Queste sono episodi di maltempo estremo dettato da violentissimi temporali che scaricano tantissima acqua in poco tempo e soprattutto in una zona molto circoscritta. Per la verità, esse sono tipiche del settentrione Per quanto riguarda l’estate e del Centro-Sud (e della Liguria) nella stagione autunnale.

 

In questo caso, i mari molto caldi non fanno altro che enfatizzare l’energia disponibile per la convezione temporalesca e promuovere temporali che scaricano tantissima acqua, anche centinaia di millimetri, in una zona molto ristretta. Va da sé che risultano fenomeni di scarsa predicibilità, se non a qualche ora dall’evento.

 

Le alluvioni arealmente estese

Ci sono poi dei casi dove non si sviluppano Forti temporali, ma sì originano perturbazioni particolarmente persistenti che fanno cadere molta acqua in un’area vastissima. Può essere ad esempio il caso di precipitazioni molto abbondanti su tutto il Piemonte e la Lombardia.

 

In un caso simile, è facile intuire che tutti i fiumi aumentano la loro portata e quelli che convogliano nel Po lo fanno salire a dismisura. Ecco che questo tipo di alluvione è molto più predicibile rispetto a quella lampo, ma è quella che potenzialmente fa più danni.

 

Il caso del Texas

Brutte notizie dal Texas. Nuove piogge torrenziali hanno interrotto le ricerche dei dispersi lungo il fiume Guadalupe. Ricordiamo le devastanti inondazioni del 4 luglio, che hanno già causato almeno 129 vittime confermate. Ma mancano all’appello circa 160 persone, ancora da trovare.

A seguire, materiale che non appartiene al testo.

@@ -171,7 +177,10 @@
 struct WsPlan {
     int M, Mpad, Mp, Mp_pad, Bpad;
     size_t off_status, off_h, off_x, off_big, off_pe, off_xc, off_feat, off_xo, off_stats, total;
+    bool pooled;
+    size_t off_picks, off_xg, off_hc, off_qc, off_oc, off_mc;
 };
+constexpr int POOLED_MIN_ROWS = 2048;
 WsPlan plan_ws(const mmr_tower_cfg &c, int B)
 {
     WsPlan p{};
@@ -200,6 +209,15 @@
         put(p.off_xo, (size_t)p.Mpad * d * 2);
         put(p.off_stats, (size_t)p.Mpad * LNFOLD_NP * 8);
     }
+    p.pooled = !c.fold_ln && p.Mpad > POOLED_MIN_ROWS;
+    if (p.pooled) {
+        put(p.off_picks, (size_t)p.Bpad * 4);
+        put(p.off_xg, (size_t)p.Bpad * d * 2);
+        put(p.off_hc, (size_t)p.Bpad * d * 4);
+        put(p.off_qc, (size_t)p.Bpad * d * 2);
+        put(p.off_oc, (size_t)p.Bpad * d * 2);
+        put(p.off_mc, (size_t)p.Bpad * c.mlp * 2);
+    }
     p.total = off;
     return p;
 }
@@ -209,6 +227,13 @@
 {
     MMR_CHECK_ARG(t != nullptr, "mmr_tower_set_shared_chip: null tower");
     t->shared_chip = shared != 0;
+    return MMR_OK;
+}
+
+extern "C" int mmr_tower_set_full_last_block(mmr_tower *t, int on)
+{
+    MMR_CHECK_ARG(t != nullptr, "mmr_tower_set_full_last_block: null tower");
+    t->full_last_block = on != 0;
     return MMR_OK;
 }
 
@@ -287,8 +312,28 @@
         if ((rc = launch_gemm_aux(EPI_RESID_STATS_F32, big, t->l<bf16_t>(MMR_P_FC2_W, i), p.Mpad, d, m, t->l<float>(MMR_P_FC2_B, i), h, a, st))) return rc;
         if (tap && tap_after == i) MMR_CHECK_HIP(hipMemcpyAsync(tap, h, hbytes, hipMemcpyDeviceToDevice, st));
     }
+    const bool pooled_last = p.pooled && !t->full_last_block && !(tap && tap_after == c.layers - 1);
+    const float *hfinal = h;
     for (int i = 0; i < c.layers && !fold; ++i) {
         if ((rc = launch_layernorm(h, t->l<float>(MMR_P_LN1_W, i), t->l<float>(MMR_P_LN1_B, i), x, p.M, d, c.ln_eps, st))) return rc;
+        if (pooled_last && i == c.layers - 1) {
+            int32_t *picks = (int32_t *)(ws + p.off_picks);
+            bf16_t *xg = (bf16_t *)(ws + p.off_xg), *qc = (bf16_t *)(ws + p.off_qc), *oc = (bf16_t *)(ws + p.off_oc);
+            bf16_t *mc = (bf16_t *)(ws + p.off_mc);
+            float *hc = (float *)(ws + p.off_hc);
+            const bf16_t *qkv_w = t->l<bf16_t>(MMR_P_QKV_W, i);
+            const float *qkv_b = t->l<float>(MMR_P_QKV_B, i);
+            if ((rc = launch_gemm(EPI_BIAS_BF16, x, qkv_w + (size_t)d * d, p.Mpad, 2 * d, d, qkv_b + d, big, st))) return rc;
+            if ((rc = launch_pick_gather(c.kind == 1 ? (const int32_t *)input : nullptr, x, h, xg, hc, picks, B, T, d, st))) return rc;
+            if ((rc = launch_gemm(EPI_BIAS_BF16, xg, qkv_w, p.Bpad, d, d, qkv_b, qc, st))) return rc;
+            if ((rc = launch_attention_pooled(qc, d, big, big + d, 2 * d, picks, oc, B, T, c.heads, d, c.kind == 1, st))) return rc;
+            if ((rc = launch_gemm(EPI_BIAS_RESID_F32, oc, t->l<bf16_t>(MMR_P_OUT_W, i), p.Bpad, d, d, t->l<float>(MMR_P_OUT_B, i), hc, st))) return rc;
+            if ((rc = launch_layernorm(hc, t->l<float>(MMR_P_LN2_W, i), t->l<float>(MMR_P_LN2_B, i), xg, B, d, c.ln_eps, st))) return rc;
+            if ((rc = launch_gemm(EPI_BIAS_GELU_BF16, xg, t->l<bf16_t>(MMR_P_FC1_W, i), p.Bpad, m, d, t->l<float>(MMR_P_FC1_B, i), mc, st))) return rc;
+            if ((rc = launch_gemm(EPI_BIAS_RESID_F32, mc, t->l<bf16_t>(MMR_P_FC2_W, i), p.Bpad, d, m, t->l<float>(MMR_P_FC2_B, i), hc, st))) return rc;
+            hfinal = hc;
+            break;
+        }
         if ((rc = launch_gemm(EPI_BIAS_BF16, x, t->l<bf16_t>(MMR_P_QKV_W, i), p.Mpad, 3 * d, d, t->l<float>(MMR_P_QKV_B, i), big, st))) return rc;
         if ((rc = launch_attention(big, x, B, T, c.heads, d, c.kind == 1, nullptr, st))) return rc;
         if ((rc = launch_gemm(EPI_BIAS_RESID_F32, x, t->l<bf16_t>(MMR_P_OUT_W, i), p.Mpad, d, d, t->l<float>(MMR_P_OUT_B, i), h, st))) return rc;
@@ -298,8 +343,13 @@
         if (tap && tap_after == i) MMR_CHECK_HIP(hipMemcpyAsync(tap, h, hbytes, hipMemcpyDeviceToDevice, st));
     }
 
-    if ((rc = launch_pool_ln(h, c.kind == 1 ? (const int32_t *)input : nullptr, t->g<float>(MMR_P_LN_FINAL_W),
-                             t->g<float>(MMR_P_LN_FINAL_B), xc, B, T, d, c.ln_eps, st))) return rc;
+    if (hfinal != h) {
+        rc = launch_pool_ln(hfinal, nullptr, t->g<float>(MMR_P_LN_FINAL_W), t->g<float>(MMR_P_LN_FINAL_B), xc, B, 1, d, c.ln_eps, st);
+    } else {
+        rc = launch_pool_ln(h, c.kind == 1 ? (const int32_t *)input : nullptr, t->g<float>(MMR_P_LN_FINAL_W),
+                            t->g<float>(MMR_P_LN_FINAL_B), xc, B, T, d, c.ln_eps, st);
+    }
+    if (rc) return rc;
     if ((rc = launch_gemm(EPI_STORE_F32, xc, t->g<bf16_t>(MMR_P_PROJ), p.Bpad, E, d, nullptr, feat, st))) return rc;
     return launch_finish(feat, out, out_dtype, B, E, normalize, st);
 }
diff --git a/multi-modal-retrieval-system-image-search-and-data-governance_amd/csrc/vit_ops.hip b/multi-modal-retrieval-system-image-search-and-data-governance_amd/csrc/vit_ops.hip
--- a/multi-modal-retrieval-system-image-search-and-data-governance_amd/csrc/vit_ops.hip
+++ b/multi-modal-retrieval-system-image-search-and-data-governance_amd/csrc/vit_ops.hip
@@ -224,6 +224,22 @@
     *reinterpret_cast<uint4 *>(xc + (size_t)n * d + c * 8) = *reinterpret_cast<const uint4 *>(x + (size_t)n * T * d + c * 8);
 }
 
+__device__ __forceinline__ int pooled_pick(const int32_t *__restrict__ ids, int n, int T, int lane)
+{
+    if (!ids) return 0;
+    int best = -2147483647 - 1, bpos = 0;
+    for (int t = lane; t < T; t += 64) {
+        const int v = ids[(size_t)n * T + t];
+        if (v > best) { best = v; bpos = t; }
+    }
+#pragma unroll
+    for (int off = 32; off >= 1; off >>= 1) {
+        const int ov = __shfl_xor(best, off, 64), op = __shfl_xor(bpos, off, 64);
+        if (ov > best || (ov == best && op < bpos)) { best = ov; bpos = op; }
+    }
+    return bpos;
+}
+
 template <int VPL>
 __global__ __launch_bounds__(256) void pool_ln_kernel(const float *__restrict__ h, const int32_t *__restrict__ ids,
                                                       const float *__restrict__ w, const float *__restrict__ b,
@@ -232,20 +248,7 @@
     const int lane = threadIdx.x & 63;
     const int n = blockIdx.x * 4 + (threadIdx.x >> 6);
     if (n >= Nb) return;
-    int pick = 0;
-    if (ids) {
-        int best = -2147483647 - 1, bpos = 0;
-        for (int t = lane; t < T; t += 64) {
-            const int v = ids[(size_t)n * T + t];
-            if (v > best) { best = v; bpos = t; }
-        }
-#pragma unroll
-        for (int off = 32; off >= 1; off >>= 1) {
-            const int ov = __shfl_xor(best, off, 64), op = __shfl_xor(bpos, off, 64);
-            if (ov > best || (ov == best && op < bpos)) { best = ov; bpos = op; }
-        }
-        pick = bpos;
-    }
+    const int pick = pooled_pick(ids, n, T, lane);
     const float *src = h + ((size_t)n * T + pick) * d;
     float v[VPL];
 #pragma unroll
@@ -253,6 +256,25 @@
     ln_row<VPL>(v, w, b, lane, d, eps);
 #pragma unroll
     for (int j = 0; j < VPL; ++j) xc[(size_t)n * d + j * 64 + lane] = f32_to_bf16(v[j]);
+}
+
+template <int VPL>
+__global__ __launch_bounds__(256) void pick_gather_kernel(const int32_t *__restrict__ ids, const bf16_t *__restrict__ x,
+                                                          const float *__restrict__ h, bf16_t *__restrict__ xg,
+                                                          float *__restrict__ hc, int32_t *__restrict__ picks, int Nb, int T,
+                                                          int d)
+{
+    const int lane = threadIdx.x & 63;
+    const int n = blockIdx.x * 4 + (threadIdx.x >> 6);
+    if (n >= Nb) return;
+    const int pick = pooled_pick(ids, n, T, lane);
+    if (lane == 0) picks[n] = pick;
+    const size_t src = ((size_t)n * T + pick) * d, dst = (size_t)n * d;
+#pragma unroll
+    for (int j = 0; j < VPL; ++j) {
+        xg[dst + j * 64 + lane] = x[src + j * 64 + lane];
+        hc[dst + j * 64 + lane] = h[src + j * 64 + lane];
+    }
 }
 
 template <typename TOUT>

Ma cos’è successo? Il quadro meteo che ha colpito il Texas è frutto di una numerosi fattori, che dan luogo alla cosiddetta “slow-moving storms”. Si tratta di una tempesta che si muove lentamente e scarica enormi quantità di pioggia su aree abbastanza grandi.

 

E in Italia?

La domanda che ora sorge spontanea è la seguente. Può una catastrofe simile coinvolgere l’Italia? La risposta ovviamente e sfortunatamente è positiva. Però dobbiamo fare un distinguo. Il Texas gode di un clima molto più caldo e di un mare, quello caraibico, che per tutto l’anno è spiccatamente più caldo rispetto al Mediterraneo.

 

Ma quest’anno c’è qualcosa che potrebbe destare timori e paure. La superficie marina mediterranea è molto più calda rispetto alla media. Questo vuol dire che, nella stagione autunnale, il rischio di possibilità di alluvioni lampo c’è ed è maggiore rispetto ad altri anni.

 

Una nota fondamentale

In questo articolo parliamo di scienza e non abbiamo la sfera magica. Non si può dire, nella maniera più assoluta, se un determinato giorno del prossimo autunno sarà alluvionale. Impossibile fare previsioni a mesi di distanza.

 

Però vogliamo sottolineare il fatto che con queste condizioni predisponenti, qualora ci fosse una fase meteo particolarmente perturbata e a lenta evoluzione possiamo correre dei rischi nei prossimi mesi. Non resta quindi che rimanere sintonizzati con la nostra pagina, per sapere eventualmente se ci saranno episodi pericolosi. (METEOGIORNALE.IT)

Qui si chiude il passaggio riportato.